Dataset extract START

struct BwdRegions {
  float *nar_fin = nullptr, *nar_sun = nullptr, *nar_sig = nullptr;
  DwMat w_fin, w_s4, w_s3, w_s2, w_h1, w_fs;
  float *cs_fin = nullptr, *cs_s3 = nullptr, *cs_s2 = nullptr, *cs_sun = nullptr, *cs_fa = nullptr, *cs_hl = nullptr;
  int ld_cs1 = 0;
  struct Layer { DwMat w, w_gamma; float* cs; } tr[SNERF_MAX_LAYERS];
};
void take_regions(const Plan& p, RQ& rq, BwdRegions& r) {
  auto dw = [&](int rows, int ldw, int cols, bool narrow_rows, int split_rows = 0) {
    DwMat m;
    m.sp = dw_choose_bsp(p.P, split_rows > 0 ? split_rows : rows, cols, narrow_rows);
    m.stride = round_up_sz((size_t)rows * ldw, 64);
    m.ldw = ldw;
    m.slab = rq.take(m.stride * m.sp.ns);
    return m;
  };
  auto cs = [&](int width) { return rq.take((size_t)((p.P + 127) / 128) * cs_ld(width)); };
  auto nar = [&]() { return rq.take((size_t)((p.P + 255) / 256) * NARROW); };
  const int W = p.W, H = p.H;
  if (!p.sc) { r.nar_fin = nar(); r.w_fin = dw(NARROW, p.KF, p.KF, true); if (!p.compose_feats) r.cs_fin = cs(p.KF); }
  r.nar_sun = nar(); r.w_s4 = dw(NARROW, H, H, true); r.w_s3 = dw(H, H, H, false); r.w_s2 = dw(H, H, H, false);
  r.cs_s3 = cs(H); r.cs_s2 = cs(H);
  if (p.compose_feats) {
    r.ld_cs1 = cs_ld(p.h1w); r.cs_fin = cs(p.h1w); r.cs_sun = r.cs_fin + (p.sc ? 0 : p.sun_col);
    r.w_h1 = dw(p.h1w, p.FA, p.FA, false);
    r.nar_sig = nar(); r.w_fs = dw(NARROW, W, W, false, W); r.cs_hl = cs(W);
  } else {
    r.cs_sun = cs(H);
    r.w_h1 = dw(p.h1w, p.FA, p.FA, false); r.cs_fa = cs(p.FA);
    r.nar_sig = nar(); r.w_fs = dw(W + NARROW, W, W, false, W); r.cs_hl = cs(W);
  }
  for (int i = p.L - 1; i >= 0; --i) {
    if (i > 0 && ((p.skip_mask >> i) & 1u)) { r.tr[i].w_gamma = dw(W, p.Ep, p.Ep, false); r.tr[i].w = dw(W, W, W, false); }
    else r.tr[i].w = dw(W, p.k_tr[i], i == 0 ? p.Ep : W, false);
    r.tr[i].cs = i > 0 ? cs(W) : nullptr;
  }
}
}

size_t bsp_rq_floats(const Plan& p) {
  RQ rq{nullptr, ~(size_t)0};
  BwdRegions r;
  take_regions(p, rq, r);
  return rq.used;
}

Dataset extract END

* [Task goal]: Give exactly the lines from the one with "r.w_h1 = dw(p.h1w, p.FA, p.FA, false); r.cs_fa" to the end of the entries, nothing before them.

* [Answer box]:
    r.w_h1 = dw(p.h1w, p.FA, p.FA, false); r.cs_fa = cs(p.FA);
    r.nar_sig = nar(); r.w_fs = dw(W + NARROW, W, W, false, W); r.cs_hl = cs(W);
  }
  for (int i = p.L - 1; i >= 0; --i) {
    if (i > 0 && ((p.skip_mask >> i) & 1u)) { r.tr[i].w_gamma = dw(W, p.Ep, p.Ep, false); r.tr[i].w = dw(W, W, W, false); }
    else r.tr[i].w = dw(W, p.k_tr[i], i == 0 ? p.Ep : W, false);
    r.tr[i].cs = i > 0 ? cs(W) : nullptr;
  }
}
}

size_t bsp_rq_floats(const Plan& p) {
  RQ rq{nullptr, ~(size_t)0};
  BwdRegions r;
  take_regions(p, rq, r);
  return rq.used;
}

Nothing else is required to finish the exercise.